* **Task objective**:
Find the word "supertile" in the data below and copy each line that holds it.

* **Source material**:
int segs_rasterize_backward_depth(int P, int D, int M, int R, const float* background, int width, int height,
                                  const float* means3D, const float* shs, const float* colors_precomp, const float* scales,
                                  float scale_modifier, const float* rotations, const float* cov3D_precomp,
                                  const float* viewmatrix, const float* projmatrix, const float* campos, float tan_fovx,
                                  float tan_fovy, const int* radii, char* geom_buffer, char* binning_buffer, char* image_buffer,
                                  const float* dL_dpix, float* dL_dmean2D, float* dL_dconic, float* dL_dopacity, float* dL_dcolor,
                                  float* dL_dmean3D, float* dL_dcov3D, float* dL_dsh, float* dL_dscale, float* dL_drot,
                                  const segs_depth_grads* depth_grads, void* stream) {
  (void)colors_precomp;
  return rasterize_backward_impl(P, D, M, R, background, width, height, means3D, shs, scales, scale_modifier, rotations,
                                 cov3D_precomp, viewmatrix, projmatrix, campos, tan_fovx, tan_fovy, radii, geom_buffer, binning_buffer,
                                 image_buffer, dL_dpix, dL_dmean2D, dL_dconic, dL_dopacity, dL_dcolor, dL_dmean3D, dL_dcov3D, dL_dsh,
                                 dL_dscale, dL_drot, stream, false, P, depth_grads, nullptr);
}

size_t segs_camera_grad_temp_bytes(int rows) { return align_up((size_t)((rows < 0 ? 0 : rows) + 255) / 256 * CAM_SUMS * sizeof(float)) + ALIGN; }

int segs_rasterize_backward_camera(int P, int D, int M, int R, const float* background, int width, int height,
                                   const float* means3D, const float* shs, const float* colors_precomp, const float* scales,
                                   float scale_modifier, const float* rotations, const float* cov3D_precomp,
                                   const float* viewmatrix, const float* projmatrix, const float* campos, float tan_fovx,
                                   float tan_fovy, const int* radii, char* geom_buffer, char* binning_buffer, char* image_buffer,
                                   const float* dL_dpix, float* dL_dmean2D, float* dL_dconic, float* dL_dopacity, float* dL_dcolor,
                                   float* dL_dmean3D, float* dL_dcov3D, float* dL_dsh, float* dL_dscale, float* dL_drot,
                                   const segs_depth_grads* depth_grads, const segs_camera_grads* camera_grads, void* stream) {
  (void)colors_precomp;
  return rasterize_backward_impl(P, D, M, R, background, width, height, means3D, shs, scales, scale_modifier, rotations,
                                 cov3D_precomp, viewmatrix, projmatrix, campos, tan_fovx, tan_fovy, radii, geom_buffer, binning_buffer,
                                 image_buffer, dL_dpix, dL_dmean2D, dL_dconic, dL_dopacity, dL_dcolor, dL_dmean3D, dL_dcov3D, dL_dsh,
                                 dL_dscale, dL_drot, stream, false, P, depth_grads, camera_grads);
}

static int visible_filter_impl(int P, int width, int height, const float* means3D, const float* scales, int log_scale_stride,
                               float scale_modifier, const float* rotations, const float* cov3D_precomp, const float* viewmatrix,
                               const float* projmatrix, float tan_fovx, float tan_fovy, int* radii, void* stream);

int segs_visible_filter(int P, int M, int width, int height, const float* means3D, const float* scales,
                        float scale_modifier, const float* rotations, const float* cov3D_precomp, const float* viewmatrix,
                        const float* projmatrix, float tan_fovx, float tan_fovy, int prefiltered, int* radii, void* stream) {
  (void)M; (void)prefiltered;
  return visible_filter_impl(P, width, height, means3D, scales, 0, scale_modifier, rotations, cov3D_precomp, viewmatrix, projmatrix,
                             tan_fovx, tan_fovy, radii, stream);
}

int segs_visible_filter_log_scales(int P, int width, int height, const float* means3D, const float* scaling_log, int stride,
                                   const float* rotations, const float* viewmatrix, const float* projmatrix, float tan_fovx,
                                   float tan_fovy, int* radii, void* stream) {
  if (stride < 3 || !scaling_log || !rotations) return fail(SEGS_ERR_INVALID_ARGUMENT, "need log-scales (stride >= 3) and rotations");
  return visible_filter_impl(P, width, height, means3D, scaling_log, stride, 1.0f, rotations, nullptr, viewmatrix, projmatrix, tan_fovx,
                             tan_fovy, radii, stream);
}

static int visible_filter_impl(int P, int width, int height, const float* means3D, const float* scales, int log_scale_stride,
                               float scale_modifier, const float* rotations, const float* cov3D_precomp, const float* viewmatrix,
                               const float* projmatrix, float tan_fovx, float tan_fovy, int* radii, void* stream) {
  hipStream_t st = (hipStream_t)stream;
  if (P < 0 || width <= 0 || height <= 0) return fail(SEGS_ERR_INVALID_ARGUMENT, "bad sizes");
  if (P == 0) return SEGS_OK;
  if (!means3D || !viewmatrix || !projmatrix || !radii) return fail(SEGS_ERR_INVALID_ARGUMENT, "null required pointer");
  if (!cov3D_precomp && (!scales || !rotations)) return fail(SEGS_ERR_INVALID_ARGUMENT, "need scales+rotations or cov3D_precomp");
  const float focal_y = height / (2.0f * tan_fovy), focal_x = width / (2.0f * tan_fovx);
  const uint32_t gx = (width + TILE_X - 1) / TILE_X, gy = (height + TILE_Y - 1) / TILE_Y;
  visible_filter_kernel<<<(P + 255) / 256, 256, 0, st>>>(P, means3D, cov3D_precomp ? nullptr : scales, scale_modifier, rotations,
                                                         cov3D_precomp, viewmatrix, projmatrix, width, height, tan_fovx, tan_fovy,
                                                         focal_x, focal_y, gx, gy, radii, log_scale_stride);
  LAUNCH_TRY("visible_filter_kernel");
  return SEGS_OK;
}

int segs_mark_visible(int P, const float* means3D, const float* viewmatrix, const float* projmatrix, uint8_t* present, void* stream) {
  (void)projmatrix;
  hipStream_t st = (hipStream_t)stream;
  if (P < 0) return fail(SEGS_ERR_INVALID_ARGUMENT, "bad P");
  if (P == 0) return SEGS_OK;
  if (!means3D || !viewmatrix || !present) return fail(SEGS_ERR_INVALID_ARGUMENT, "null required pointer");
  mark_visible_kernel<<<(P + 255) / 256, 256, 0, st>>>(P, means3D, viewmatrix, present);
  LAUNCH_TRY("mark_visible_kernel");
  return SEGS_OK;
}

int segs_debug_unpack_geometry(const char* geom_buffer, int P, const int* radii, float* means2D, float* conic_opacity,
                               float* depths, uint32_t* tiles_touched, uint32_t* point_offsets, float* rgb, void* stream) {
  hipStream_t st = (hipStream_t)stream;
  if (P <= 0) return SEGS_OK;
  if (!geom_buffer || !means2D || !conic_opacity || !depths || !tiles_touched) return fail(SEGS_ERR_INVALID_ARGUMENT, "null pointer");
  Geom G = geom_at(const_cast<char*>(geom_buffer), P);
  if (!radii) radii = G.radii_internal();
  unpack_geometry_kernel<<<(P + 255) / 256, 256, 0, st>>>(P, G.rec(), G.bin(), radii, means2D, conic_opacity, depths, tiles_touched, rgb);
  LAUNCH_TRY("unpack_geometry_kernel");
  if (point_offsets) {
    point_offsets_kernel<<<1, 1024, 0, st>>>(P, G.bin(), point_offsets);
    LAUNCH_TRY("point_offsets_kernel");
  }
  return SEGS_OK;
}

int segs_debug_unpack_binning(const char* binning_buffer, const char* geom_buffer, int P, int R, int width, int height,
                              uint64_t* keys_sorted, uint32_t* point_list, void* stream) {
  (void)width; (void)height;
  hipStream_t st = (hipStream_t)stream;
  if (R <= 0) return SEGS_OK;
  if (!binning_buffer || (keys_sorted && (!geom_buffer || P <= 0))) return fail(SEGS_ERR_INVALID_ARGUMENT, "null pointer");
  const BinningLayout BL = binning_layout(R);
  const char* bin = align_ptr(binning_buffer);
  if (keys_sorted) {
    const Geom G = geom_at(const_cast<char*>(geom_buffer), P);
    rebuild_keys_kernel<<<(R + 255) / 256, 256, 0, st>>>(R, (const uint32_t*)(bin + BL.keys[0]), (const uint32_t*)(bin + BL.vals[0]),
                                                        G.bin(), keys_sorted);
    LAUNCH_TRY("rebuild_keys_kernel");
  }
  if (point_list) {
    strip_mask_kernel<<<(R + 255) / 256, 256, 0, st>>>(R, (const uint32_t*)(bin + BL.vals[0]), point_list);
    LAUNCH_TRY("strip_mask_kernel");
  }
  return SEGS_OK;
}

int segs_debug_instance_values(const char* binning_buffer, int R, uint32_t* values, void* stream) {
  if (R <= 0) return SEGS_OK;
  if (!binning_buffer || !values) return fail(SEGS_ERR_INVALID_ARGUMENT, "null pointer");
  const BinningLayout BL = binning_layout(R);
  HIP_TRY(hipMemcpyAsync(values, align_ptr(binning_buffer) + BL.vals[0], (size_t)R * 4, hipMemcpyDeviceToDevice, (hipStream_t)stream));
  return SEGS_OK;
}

==

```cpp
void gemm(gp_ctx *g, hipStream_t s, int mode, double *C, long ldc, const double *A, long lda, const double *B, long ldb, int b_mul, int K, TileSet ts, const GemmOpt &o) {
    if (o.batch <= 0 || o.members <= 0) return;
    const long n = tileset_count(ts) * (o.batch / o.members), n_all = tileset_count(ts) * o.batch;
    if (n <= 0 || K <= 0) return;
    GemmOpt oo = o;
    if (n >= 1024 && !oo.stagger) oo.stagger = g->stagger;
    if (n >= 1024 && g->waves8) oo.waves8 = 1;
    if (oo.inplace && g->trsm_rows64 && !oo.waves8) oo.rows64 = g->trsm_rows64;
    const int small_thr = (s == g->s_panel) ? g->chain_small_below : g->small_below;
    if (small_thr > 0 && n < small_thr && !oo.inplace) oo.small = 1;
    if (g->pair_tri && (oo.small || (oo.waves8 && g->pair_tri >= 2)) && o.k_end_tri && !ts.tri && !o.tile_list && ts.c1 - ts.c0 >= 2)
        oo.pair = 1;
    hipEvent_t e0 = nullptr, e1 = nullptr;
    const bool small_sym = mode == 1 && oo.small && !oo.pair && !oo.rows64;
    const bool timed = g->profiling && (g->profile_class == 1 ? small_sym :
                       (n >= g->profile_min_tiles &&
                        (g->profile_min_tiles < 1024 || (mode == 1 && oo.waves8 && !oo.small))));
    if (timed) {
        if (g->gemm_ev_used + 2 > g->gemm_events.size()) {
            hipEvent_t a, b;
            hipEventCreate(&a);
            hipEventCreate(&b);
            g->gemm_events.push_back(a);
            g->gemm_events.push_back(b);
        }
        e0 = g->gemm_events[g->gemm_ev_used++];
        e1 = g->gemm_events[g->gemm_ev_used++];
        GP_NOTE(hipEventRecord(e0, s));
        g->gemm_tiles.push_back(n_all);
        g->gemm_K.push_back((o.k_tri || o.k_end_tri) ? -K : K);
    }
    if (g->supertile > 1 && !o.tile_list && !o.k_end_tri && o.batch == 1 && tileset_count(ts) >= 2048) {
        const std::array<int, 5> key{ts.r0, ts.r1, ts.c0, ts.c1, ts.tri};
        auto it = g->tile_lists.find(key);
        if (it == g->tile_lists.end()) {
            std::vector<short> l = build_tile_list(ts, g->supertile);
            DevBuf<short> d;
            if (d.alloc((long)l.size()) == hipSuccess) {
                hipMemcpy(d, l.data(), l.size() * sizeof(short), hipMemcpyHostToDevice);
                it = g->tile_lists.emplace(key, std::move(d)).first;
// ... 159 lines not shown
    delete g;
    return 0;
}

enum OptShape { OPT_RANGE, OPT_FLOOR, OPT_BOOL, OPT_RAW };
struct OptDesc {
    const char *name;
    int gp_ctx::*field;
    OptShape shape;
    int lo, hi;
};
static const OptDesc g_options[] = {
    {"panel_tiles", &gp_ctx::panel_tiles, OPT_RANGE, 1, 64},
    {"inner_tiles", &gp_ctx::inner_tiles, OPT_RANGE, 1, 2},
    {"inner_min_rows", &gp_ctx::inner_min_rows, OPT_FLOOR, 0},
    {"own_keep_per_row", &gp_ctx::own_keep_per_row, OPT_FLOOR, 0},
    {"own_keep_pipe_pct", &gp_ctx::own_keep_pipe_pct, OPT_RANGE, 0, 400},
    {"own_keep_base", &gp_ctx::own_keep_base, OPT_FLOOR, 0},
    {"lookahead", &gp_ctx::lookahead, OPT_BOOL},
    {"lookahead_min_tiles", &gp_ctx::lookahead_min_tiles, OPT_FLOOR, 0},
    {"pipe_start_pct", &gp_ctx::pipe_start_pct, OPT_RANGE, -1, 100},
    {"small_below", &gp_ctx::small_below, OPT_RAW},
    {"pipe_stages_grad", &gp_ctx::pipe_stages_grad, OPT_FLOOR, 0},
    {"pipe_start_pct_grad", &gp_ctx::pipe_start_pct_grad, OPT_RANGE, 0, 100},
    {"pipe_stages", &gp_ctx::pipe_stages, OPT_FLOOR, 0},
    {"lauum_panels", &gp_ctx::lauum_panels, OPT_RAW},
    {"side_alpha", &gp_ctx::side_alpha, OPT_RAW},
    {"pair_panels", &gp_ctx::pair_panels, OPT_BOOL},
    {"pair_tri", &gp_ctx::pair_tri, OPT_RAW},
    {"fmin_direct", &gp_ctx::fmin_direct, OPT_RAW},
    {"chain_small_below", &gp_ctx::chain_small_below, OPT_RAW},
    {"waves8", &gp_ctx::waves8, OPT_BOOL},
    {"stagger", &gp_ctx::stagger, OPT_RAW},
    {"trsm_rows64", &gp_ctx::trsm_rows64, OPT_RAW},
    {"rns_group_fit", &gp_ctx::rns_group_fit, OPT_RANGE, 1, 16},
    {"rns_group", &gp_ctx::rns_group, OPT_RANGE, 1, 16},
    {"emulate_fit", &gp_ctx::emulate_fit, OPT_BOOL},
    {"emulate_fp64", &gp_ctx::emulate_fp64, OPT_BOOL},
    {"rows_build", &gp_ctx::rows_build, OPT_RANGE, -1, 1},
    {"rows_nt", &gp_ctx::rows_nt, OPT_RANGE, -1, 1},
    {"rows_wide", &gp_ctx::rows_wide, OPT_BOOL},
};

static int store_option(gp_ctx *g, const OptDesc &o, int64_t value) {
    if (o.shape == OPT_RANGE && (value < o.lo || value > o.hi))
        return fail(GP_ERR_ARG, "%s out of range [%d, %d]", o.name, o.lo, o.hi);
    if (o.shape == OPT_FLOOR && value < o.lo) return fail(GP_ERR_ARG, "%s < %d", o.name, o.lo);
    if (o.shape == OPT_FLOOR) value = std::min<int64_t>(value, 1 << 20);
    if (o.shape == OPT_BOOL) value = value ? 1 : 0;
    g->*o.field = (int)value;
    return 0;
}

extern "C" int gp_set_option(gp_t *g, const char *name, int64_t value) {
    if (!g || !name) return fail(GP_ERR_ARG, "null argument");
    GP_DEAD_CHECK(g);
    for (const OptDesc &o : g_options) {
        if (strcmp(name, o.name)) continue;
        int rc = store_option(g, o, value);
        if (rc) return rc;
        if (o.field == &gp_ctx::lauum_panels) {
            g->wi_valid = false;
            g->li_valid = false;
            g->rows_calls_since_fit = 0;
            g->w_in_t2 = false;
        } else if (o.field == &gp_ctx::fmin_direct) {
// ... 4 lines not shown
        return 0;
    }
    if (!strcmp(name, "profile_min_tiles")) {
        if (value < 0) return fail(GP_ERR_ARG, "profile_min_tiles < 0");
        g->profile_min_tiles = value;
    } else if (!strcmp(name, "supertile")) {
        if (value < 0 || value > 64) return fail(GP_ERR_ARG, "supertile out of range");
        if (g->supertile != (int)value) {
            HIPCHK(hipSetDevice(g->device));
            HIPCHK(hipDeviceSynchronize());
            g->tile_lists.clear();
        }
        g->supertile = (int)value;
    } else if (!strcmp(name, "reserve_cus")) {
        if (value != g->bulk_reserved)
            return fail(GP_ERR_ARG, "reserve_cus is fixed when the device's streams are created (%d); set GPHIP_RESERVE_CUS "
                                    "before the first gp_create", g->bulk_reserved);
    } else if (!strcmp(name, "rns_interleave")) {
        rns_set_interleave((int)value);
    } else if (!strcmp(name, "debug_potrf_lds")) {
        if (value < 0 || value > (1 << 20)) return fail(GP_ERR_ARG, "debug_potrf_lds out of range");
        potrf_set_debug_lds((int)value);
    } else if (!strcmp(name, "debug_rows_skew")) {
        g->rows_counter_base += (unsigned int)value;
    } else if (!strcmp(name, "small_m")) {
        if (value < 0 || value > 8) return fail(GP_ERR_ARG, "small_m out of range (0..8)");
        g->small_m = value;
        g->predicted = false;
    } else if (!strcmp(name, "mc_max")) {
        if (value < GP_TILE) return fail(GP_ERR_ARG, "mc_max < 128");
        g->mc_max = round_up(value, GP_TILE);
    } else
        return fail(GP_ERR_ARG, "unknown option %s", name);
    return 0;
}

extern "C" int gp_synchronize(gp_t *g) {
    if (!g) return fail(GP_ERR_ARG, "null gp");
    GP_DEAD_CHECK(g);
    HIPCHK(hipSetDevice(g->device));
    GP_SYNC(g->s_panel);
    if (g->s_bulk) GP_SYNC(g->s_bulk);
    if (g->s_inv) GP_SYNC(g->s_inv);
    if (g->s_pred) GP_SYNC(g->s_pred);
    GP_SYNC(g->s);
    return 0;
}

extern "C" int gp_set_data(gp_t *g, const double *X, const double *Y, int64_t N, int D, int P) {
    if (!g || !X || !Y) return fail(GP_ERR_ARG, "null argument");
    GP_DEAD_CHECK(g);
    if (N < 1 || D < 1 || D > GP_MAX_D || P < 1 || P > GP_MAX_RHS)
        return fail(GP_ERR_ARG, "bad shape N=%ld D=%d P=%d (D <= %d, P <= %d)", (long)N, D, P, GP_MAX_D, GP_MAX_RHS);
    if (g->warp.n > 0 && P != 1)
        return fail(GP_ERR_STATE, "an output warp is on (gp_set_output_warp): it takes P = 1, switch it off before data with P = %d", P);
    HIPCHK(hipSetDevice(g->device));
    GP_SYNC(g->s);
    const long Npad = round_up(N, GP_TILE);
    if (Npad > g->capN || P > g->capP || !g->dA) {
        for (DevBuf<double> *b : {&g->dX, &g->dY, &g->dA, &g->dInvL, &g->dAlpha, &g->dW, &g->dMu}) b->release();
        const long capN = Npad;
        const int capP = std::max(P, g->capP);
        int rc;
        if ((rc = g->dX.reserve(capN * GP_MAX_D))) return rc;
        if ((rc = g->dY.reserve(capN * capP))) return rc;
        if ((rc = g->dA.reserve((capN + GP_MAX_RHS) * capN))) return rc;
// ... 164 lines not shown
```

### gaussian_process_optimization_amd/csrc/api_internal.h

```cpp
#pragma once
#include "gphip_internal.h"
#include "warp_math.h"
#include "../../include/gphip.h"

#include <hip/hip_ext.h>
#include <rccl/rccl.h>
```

* **Answer space**:
    if (g->supertile > 1 && !o.tile_list && !o.k_end_tri && o.batch == 1 && tileset_count(ts) >= 2048) {
            std::vector<short> l = build_tile_list(ts, g->supertile);
    } else if (!strcmp(name, "supertile")) {
        if (value < 0 || value > 64) return fail(GP_ERR_ARG, "supertile out of range");
        if (g->supertile != (int)value) {
        g->supertile = (int)value;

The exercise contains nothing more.